並非所有分歧皆可學習：在線策略蒸餾中的標記可教性

摘要

同策略蒸餾（OPD）透過在學生模型自身的軌跡上施加詞元級別的教師監督來訓練學生。近期選擇性OPD方法利用OPD訊號的非均勻性，優先關注高熵或高分歧的詞元。我們重新審視此原則，並提出疑問：哪些詞元級別的教師訊號實際上是可學習的？我們採用一種固定上下文診斷方法，該方法衡量同一上下文中的教師-學生KL散度減少，從而證明原始的KL分歧僅是學習價值的粗略代理指標。它混淆了可學習分歧（教師將校正質量分配給學生的前K個候選項）與不相容分歧（教師將質量主要分配在學生當前支撐集之外）。我們將這種局部相容性形式化為詞元可教性，並證明其相比原始KL單獨預測時，能更準確地預測固定上下文的改進。受此發現啟發，我們提出可教性感知同策略蒸餾（TA-OPD），這是一種輕量級詞元位置選擇方法，無需獎勵模型或驗證器，即可針對高可教性位置施加OPD損失。在Qwen2.5與Qwen 3的教師-學生設定下，TA-OPD僅保留5%的詞元，其表現往往優於全詞元OPD，並超越基於熵和散度的基準方法。我們的結果將選擇性OPD重新架構為選擇可學習的教師訊號，而非僅僅挑選顯著詞元。

English

On-policy distillation (OPD) trains a student on its own rollouts with token-level teacher supervision. Recent selective OPD methods exploit the non-uniformity of OPD signals by prioritizing high-entropy or high-disagreement tokens. We revisit this principle and ask: which token-level teacher signals are actually learnable? Using a fixed-context diagnostic that measures same-context teacher-student KL reduction, we show that raw KL disagreement is a coarse proxy for learning value. It conflates learnable disagreement, where the teacher assigns corrective mass to the student's top-K candidates, with incompatible disagreement, where the teacher places mass mostly off the student's current support.
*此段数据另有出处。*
-__global__ __launch_bounds__(256) void k_lid_pairs(const uint8_t* __restrict__ Eb, uint32_t* __restrict__ aux) {
+constexpr int kLidTris = kLidSyms * kLidSyms * kLidSyms;
+constexpr int kLidZeroOff = kLidPairs * 32;
+constexpr int kLidTriOff = kLidZeroOff + 32;
+constexpr int kLidAuxBytes = kLidTriOff + kLidTris * kLidTriRow;
+
+__global__ __launch_bounds__(256) void k_lid_tables(const uint8_t* __restrict__ Eb, uint32_t* __restrict__ aux) {
   const int i = (int)(blockIdx.x * blockDim.x + threadIdx.x);
+  if (i >= kLidPairs + kLidTris) return;
+  int32_t d[kLidRowDim];
+#pragma unroll
+  for (int k = 0; k < kLidRowDim; ++k) d[k] = 0;
+  uint32_t* out;
+  bool split = true;
   if (i < kLidPairs) {
-    const int x = i / kLidSyms, y = i % kLidSyms;
-    uint32_t d[kLidRowDim];
-#pragma unroll
-    for (int k = 0; k < kLidRowDim; ++k) d[k] = 0;
-    auto add = [&](uint32_t g) {
-      for (int k = 0; k < kLidRowDim; ++k) d[k] += Eb[(size_t)g * kLidRowDim + k];
-    };
-    if (y != 0) add(lid_hash(lid_sym_letter(y), 0, 0, 0, 1));
-    if (x != 0 || y != 0) add(lid_hash(lid_sym_letter(x), lid_sym_letter(y), 0, 0, 2));
+    lid_pair_entry(Eb, i / kLidSyms, i % kLidSyms, d);
+    out = aux + i * 8;
+  } else {
+    const int t = i - kLidPairs;
+    lid_tri_entry(Eb, t / kLidPairs, (t / kLidSyms) % kLidSyms, t % kLidSyms, d);
+    out = aux + kLidTriOff / 4 + t * (kLidTriRow / 4);
+    split = kLidTriRow == 32;
+  }
+  if (split) {
     for (int q = 0; q < 4; ++q) {
-      aux[i * 8 + 2 * q] = d[4 * q] | d[4 * q + 2] << 16;
-      aux[i * 8 + 2 * q + 1] = d[4 * q + 1] | d[4 * q + 3] << 16;
-    }
-  }
-  if (i < kLidRowDim / 4) aux[kLidPairs * 8 + i] = 0;
+      out[2 * q] = (uint32_t)d[4 * q] | (uint32_t)d[4 * q + 2] << 16;
+      out[2 * q + 1] = (uint32_t)d[4 * q + 1] | (uint32_t)d[4 * q + 3] << 16;
+    }
+  } else {
+    for (int q = 0; q < 4; ++q)
+      out[q] = (uint32_t)d[4 * q] | (uint32_t)d[4 * q + 1] << 8 | (uint32_t)d[4 * q + 2] << 16 |
+               (uint32_t)d[4 * q + 3] << 24;
+  }
+  if (i < (kLidTriOff - kLidZeroOff) / 4) aux[kLidZeroOff / 4 + i] = 0;
 }
 
 __device__ __forceinline__ uint32_t lid_letter_dev(uint32_t cur, const uint8_t* b, uint32_t n, uint32_t s,
@@ -64,13 +66,77 @@
   return lid_letter(ucd, b, n, s);
 }
 
+__device__ __forceinline__ uint32_t lid_table_entry(uint32_t i, uint32_t* buf, const UcdView& ucd) {
+  const uint32_t c0 = i < 0x80u ? i : (0xC2u | ((i >> 6) & 1u));
+  *buf = c0 | (0x80u | (i & 0x3Fu)) << 8;
+  const uint32_t l = lid_letter_dev(c0, (const uint8_t*)buf, i < 0x80u ? 1u : 2u, 0u, ucd);
+  return l ? (l | lid_sym(l) << 24) : 0u;
+}
+
+constexpr uint32_t kLidNoRow = 0x7FFFFFF0u;
+__device__ __forceinline__ __amdgpu_buffer_rsrc_t lid_rsrc(const uint8_t* p, uint32_t bytes) {
+  return __builtin_amdgcn_make_buffer_rsrc((void*)p, 0, (int)bytes, 0x00027000);
+}
+__device__ __forceinline__ uint4 lid_row(__amdgpu_buffer_rsrc_t r, uint32_t off) {
+  typedef uint32_t u32x4 __attribute__((ext_vector_type(4)));
+  const u32x4 v = __builtin_amdgcn_raw_buffer_load_b128(r, (int)off, 0, 0);
+  return uint4{v.x, v.y, v.z, v.w};
+}
+
+__device__ __forceinline__ uint32_t lid_byte(__amdgpu_buffer_rsrc_t r, uint32_t off) {
+  return __builtin_amdgcn_raw_buffer_load_b8(r, (int)off, 0, 0);
+}
+
+__device__ __forceinline__ uint64_t lid_low(int32_t r) {
+  return r >= 64 ? ~(uint64_t)0 : r <= 0 ? (uint64_t)0 : (((uint64_t)1 << r) - 1);
+}
+
+__device__ __forceinline__ uint64_t lid_positions(uint32_t cur, uint64_t K1, int32_t left, uint64_t& pend) {
+  const uint64_t in = lid_low(left);
+  const uint64_t L2 = lid_eq(cur & 0xE0u, 0xC0u) & lid_low(left - 1);
+  const uint64_t L3 = lid_eq(cur & 0xF0u, 0xE0u) & lid_low(left - 2);
+  const uint64_t L4 = ~(K1 | L2 | L3) & lid_low(left - 3);
+  uint64_t P = in & lid_ne(cur & 0xC0u, 0x80u);
+  uint64_t a = P & (L2 | L3 | L4), b = P & (L3 | L4), c = P & L4;
+  if ((in & ~(pend | a << 1 | b << 2 | c << 3)) != P) {
+    uint64_t cov = pend;
+    P = 0;
+    for (int i = 0; i < 64; ++i) {
+      const uint64_t bit = (uint64_t)1 << i;
+      if (in & ~cov & bit) {
+        P |= bit;
+        cov |= ((L2 | L3 | L4) & bit) << 1 | ((L3 | L4) & bit) << 2 | (L4 & bit) << 3;
+      }
+    }
+    a = P & (L2 | L3 | L4), b = P & (L3 | L4), c = P & L4;
+  }
+  pend = a >> 63 | b >> 62 | c >> 61;
+  return P;
+}
+
 __device__ __forceinline__ void lid_add_u8(uint4 w, uint32_t* p) {
   const uint32_t v[4] = {w.x, w.y, w.z, w.w};
+  uint32_t even, odd;
+  asm("s_mov_b32 %0, 0x0c020c00" : "=s"(even));
+  asm("s_mov_b32 %0, 0x0c030c01" : "=s"(odd));
 #pragma unroll
   for (int q = 0; q < 4; ++q) {
-    p[2 * q] += v[q] & 0x00FF00FFu;
-    p[2 * q + 1] += (v[q] >> 8) & 0x00FF00FFu;
-  }
+    p[2 * q] += __builtin_amdgcn_perm(0u, v[q], even);
+    p[2 * q + 1] += __builtin_amdgcn_perm(0u, v[q], odd);
+  }
+}
+
+__device__ __forceinline__ void lid_add_split(uint4 t0, uint4 t1, uint32_t* p) {
+  p[0] += t0.x; p[1] += t0.y; p[2] += t0.z; p[3] += t0.w;
+  p[4] += t1.x; p[5] += t1.y; p[6] += t1.z; p[7] += t1.w;
+}
+
+__device__ __forceinline__ void lid_add_rows(uint4 r3a, uint4 r3b, uint4 r4, uint32_t* pb) {
+  if (kLidTriRow == 32)
+    lid_add_split(r3a, r3b, pb);
+  else
+    lid_add_u8(r3a, pb);
+  lid_add_u8(r4, pb);
 }
 
 template <int N>
@@ -107,15 +173,19 @@
 }
 
 __device__ __forceinline__ void lid_doc_vector(const uint8_t* __restrict__ b, uint32_t n, const UcdView& ucd,
-                                               const uint8_t* __restrict__ Eb, const uint8_t* __restrict__ zero,
-                                               const uint4* pairs, uint32_t* slot, int lane, uint16_t* arow,
-                                               int32_t* e_out, int64_t* cnt_out) {
+                                               const uint8_t* __restrict__ Eb,
+                                               __amdgpu_buffer_rsrc_t EbR, __amdgpu_buffer_rsrc_t triR,
+                                               const uint4* pairs,
+                                               const uint32_t* ltab, int lane, uint16_t* arow, int32_t* e_out,
+                                               int64_t* cnt_out) {
   uint32_t lim = n;
   if (n > (uint32_t)kLidMaxCps) {
     uint32_t seen = 0;
+    uint64_t pend = 0;
     for (uint32_t base = 0; base < n; base += 64) {
       const uint32_t i = base + (uint32_t)lane;
-      const uint64_t m = __ballot(i < n && utf8_is_lead(b[i]));
+      const uint32_t ci = i < n ? b[i] : 0u;
+      const uint64_t m = lid_positions(ci, lid_lt(ci, 0x80u), (int32_t)(n - base), pend);
       const uint32_t c = (uint32_t)__popcll(m);
       if (seen + c > (uint32_t)kLidMaxCps) {
         uint64_t mm = m;
@@ -125,69 +195,94 @@
       }
       seen += c;
     }
+    lim = (uint32_t)__builtin_amdgcn_readfirstlane((int)lim);
   }
   uint32_t pa[8] = {0u, 0u, 0u, 0u, 0u, 0u, 0u, 0u}, pb[8] = {0u, 0u, 0u, 0u, 0u, 0u, 0u, 0u};
   int32_t dsum = 0;
   uint32_t cnt_lo = 0, cnt_hi = 0, chunks = 0;
+  uint32_t c1 = 0, c2 = 0, c3 = 0;
+  uint64_t pend = 0;
   const uint32_t B = kLidBoundary;
-  if (lane < 3) slot[lane] = 0;
-  uint8_t cur = (uint32_t)lane < lim ? b[lane] : (uint8_t)0;
+  const uint64_t below = ((uint64_t)1 << lane) - 1;
+  const __amdgpu_buffer_rsrc_t docR = lid_rsrc(b, n);
+  uint32_t cur = lid_byte(docR, (uint32_t)lane);
+  uint32_t n0 = lid_byte(docR, 64u);
   for (uint32_t base = 0; base <= lim; base += 64) {
-    const uint32_t s = base + (uint32_t)lane;
-    const uint8_t nxt = s + 64 < lim ? b[s + 64] : (uint8_t)0;
-    const bool lead = s < lim && utf8_is_lead(cur);
-    const bool emit = lead || s == lim;
-    uint32_t l0 = 0, y = 0;
-    if (lead) {
-      l0 = lid_letter_dev(cur, b, n, s, ucd);
-      y = l0 < 0x80u ? (l0 & 0x1Fu) : lid_sym_latin(l0);
-    }
-    const uint64_t M = __ballot(lead);
-    const uint64_t EM = __ballot(emit);
-    const uint32_t r = __builtin_amdgcn_mbcnt_hi((uint32_t)(EM >> 32), __builtin_amdgcn_mbcnt_lo((uint32_t)EM, 0u));
-    if (lead) slot[3 + r] = l0 | y << 24;
-    __builtin_amdgcn_fence(__ATOMIC_RELEASE, "wavefront");
-    __builtin_amdgcn_wave_barrier();
-    __builtin_amdgcn_fence(__ATOMIC_ACQUIRE, "wavefront");
-    uint32_t e1 = slot[2 + r], e2 = slot[1 + r], e3 = slot[r];
-    if (!emit) e1 = e2 = e3 = 0;
-    const uint32_t lm1 = e1 & 0xFFFFFFu, lm2 = e2 & 0xFFFFFFu, lm3 = e3 & 0xFFFFFFu;
-    const uint32_t x = e1 >> 24;
-    const bool miss = ((x | y) & kLidSymMiss) != 0;
-    const uint4* pr = pairs + 2 * (miss ? 0u : (x << 5 | y));
-    const uint4 t0 = pr[0], t1 = pr[1];
-    pa[0] += t0.x; pa[1] += t0.y; pa[2] += t0.z; pa[3] += t0.w;
-    pa[4] += t1.x; pa[5] += t1.y; pa[6] += t1.z; pa[7] += t1.w;
-    cnt_lo += (l0 != 0u) + ((l0 | lm1) != 0u);
-    if (__ballot(miss)) {
-      if (miss) {
+    const uint32_t cur1 = lid_byte(docR, base + 64u + (uint32_t)lane);
+    const uint32_t n01 = lid_byte(docR, base + 128u);
+    const int32_t rem = (int32_t)(lim - base);
+    const int32_t left = (int32_t)(n - base);
+    const uint64_t AS = lid_lt(cur, 0x80u);
+    uint64_t P;
+    {
+      const uint64_t A = lid_ge(cur, 0xC0u), E3 = lid_ge(cur, 0xE0u), F4 = lid_ge(cur, 0xF0u);
+      if (left >= 67 && (pend | A << 1 | E3 << 2 | F4 << 3) == ~(AS | A)) {
+        P = AS | A;
+        pend = A >> 63 | E3 >> 62 | F4 >> 61;
+      } else {
+        P = lid_positions(cur, AS, left, pend);
+      }
+    }
+    const uint64_t M = P & lid_low(rem);
+    const uint64_t EM = M | (lid_low(rem + 1) & ~lid_low(rem));
+    uint32_t nb = lane_next(cur);
+    if (lane == 63) nb = n0;
+    const uint64_t TW = lid_eq(cur & 0xFEu, 0xC2u) & lid_low(left - 1);
+    const uint32_t i2 = ((cur << 6 | (nb & 0x3Fu)) & 0x7Fu) | 0x80u;
+    uint32_t ent = ltab[lid_on(M & AS) ? cur : (lid_on(M & TW) ? i2 : 0u)];
+    const uint64_t G = M & ~AS & ~TW;
+    if (G) {
+      if (lid_on(G)) {
+        const uint32_t l = lid_letter(ucd, b, n, base + (uint32_t)lane);
+        ent = l ? (l | lid_sym(l) << 24) : 0u;
+      }
+    }
+    const uint64_t pm = M & below;
+    const bool hasp = pm != 0;
+    const int pl = (63 - __clzll((long long)pm)) << 2;
+    uint32_t e1 = (uint32_t)__builtin_amdgcn_ds_bpermute(pl, (int)ent);
+    e1 = hasp ? e1 : c1;
+    uint32_t e2 = (uint32_t)__builtin_amdgcn_ds_bpermute(pl, (int)e1);
+    e2 = hasp ? e2 : c2;
+    uint32_t e3 = (uint32_t)__builtin_amdgcn_ds_bpermute(pl, (int)e2);
+    e3 = hasp ? e3 : c3;
+    if (M) {
+      const int t = lid_top(M);
+      c3 = (uint32_t)__builtin_amdgcn_readlane((int)e2, t);
+      c2 = (uint32_t)__builtin_amdgcn_readlane((int)e1, t);
+      c1 = (uint32_t)__builtin_amdgcn_readlane((int)ent, t);
+    }
+    e1 = lid_on(EM) ? e1 : 0u;
+    const uint32_t l0 = ent & 0xFFFFFFu, lm1 = e1 & 0xFFFFFFu, lm2 = e2 & 0xFFFFFFu, lm3 = e3 & 0xFFFFFFu;
+    const uint32_t y = ent >> 24, x = e1 >> 24, s2 = e2 >> 24;
+    const uint64_t L0 = lid_ne(l0, 0u), L1 = lid_ne(lm1, 0u), V4 = L1 & lid_ne(lm2, 0u);
+    const uint64_t MS = lid_ne((x | y) & kLidSymMiss, 0u), MS3 = lid_ne((x | y | s2) & kLidSymMiss, 0u);
+    const uint32_t pi = x << 5 | y;
+    const uint4* pr = pairs + 2 * (lid_on(MS) ? 0u : pi);
+    const uint32_t g3 = (s2 << 10 | pi) * (uint32_t)kLidTriRow;
+    const uint32_t x0 = lid_on(L0) ? l0 : B;
+    const uint32_t g4 = lid_hash(lm3 ? lm3 : B, lm2, lm1, x0, 4) * (uint32_t)kLidRowDim;
+    uint4 q3b = {0u, 0u, 0u, 0u};
+    const uint4 q3a = lid_row(triR, lid_on(L1 & ~MS3) ? g3 : kLidNoRow);
+    if (kLidTriRow == 32) q3b = lid_row(triR, lid_on(L1 & ~MS3) ? g3 + 16u : kLidNoRow);
+    const uint4 q4 = lid_row(EbR, lid_on(V4) ? g4 : kLidNoRow);
+    lid_add_split(pr[0], pr[1], pa);
+    lid_add_rows(q3a, q3b, q4, pb);
+    cnt_lo += (uint32_t)__popcll(L0) + (uint32_t)__popcll(L0 | L1);
+    cnt_hi += (uint32_t)__popcll(L1) + (uint32_t)__popcll(V4);
+    if (MS3) {
+      if (lid_on(MS)) {
         if (l0) lid_add_u8(*(const uint4*)(Eb + (size_t)lid_hash(l0, 0, 0, 0, 1) * kLidRowDim), pa);
         if (l0 | lm1)
-          lid_add_u8(*(const uint4*)(Eb + (size_t)lid_hash(lm1 ? lm1 : B, l0 ? l0 : B, 0, 0, 2) * kLidRowDim), pa);
-      }
-    }
-    const uint32_t x0 = l0 ? l0 : B;
-    const bool v3 = lm1 != 0u, v4 = v3 && lm2 != 0u;
-    const uint8_t* g3 = v3 ? Eb + (size_t)lid_hash(lm2 ? lm2 : B, lm1, x0, 0, 3) * kLidRowDim : zero;
-    const uint8_t* g4 = v4 ? Eb + (size_t)lid_hash(lm3 ? lm3 : B, lm2, lm1, x0, 4) * kLidRowDim : zero;
-    lid_add_u8(*(const uint4*)g3, pb);
-    lid_add_u8(*(const uint4*)g4, pb);
-    cnt_hi += (uint32_t)v3 + (uint32_t)v4;
+          lid_add_u8(*(const uint4*)(Eb + (size_t)lid_hash(lm1 ? lm1 : B, x0, 0, 0, 2) * kLidRowDim), pa);
+      }
+      if (lid_on(MS3 & L1)) lid_add_u8(*(const uint4*)(Eb + (size_t)lid_hash(lm2 ? lm2 : B, lm1, x0, 0, 3) * kLidRowDim), pb);
+    }
     if ((++chunks & 63u) == 0) lid_fold(pa, pb, lane, dsum);
-    const uint32_t c = (uint32_t)__popcll(M);
-    uint32_t keep = 0;
-    if (lane < 3) keep = slot[c + lane];
-    __builtin_amdgcn_fence(__ATOMIC_RELEASE, "wavefront");
-    __builtin_amdgcn_wave_barrier();
-    __builtin_amdgcn_fence(__ATOMIC_ACQUIRE, "wavefront");
-    if (lane < 3) slot[lane] = keep;
-    cur = nxt;
+    cur = cur1;
+    n0 = n01;
   }
   lid_fold(pa, pb, lane, dsum);
-  for (int o = 1; o < 64; o <<= 1) {
-    cnt_lo += (uint32_t)__shfl_xor((int)cnt_lo, o);
-    cnt_hi += (uint32_t)__shfl_xor((int)cnt_hi, o);
-  }
   const uint32_t cnt = cnt_lo + cnt_hi;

We formalize this local compatibility as token teachability and show that it better predicts fixed-context improvement than raw KL alone. Motivated by this finding, we propose Teachability-Aware OPD (TA-OPD), a lightweight token-position selection method that applies OPD loss to high-teachability positions without reward models or verifiers. Across Qwen2.5 and Qwen 3 teacher-student settings, TA-OPD often surpasses full-token OPD with only 5% retained tokens and improves over entropy- and divergence-based baselines. Our results reframe selective OPD as selecting learnable teacher signals rather than merely salient tokens.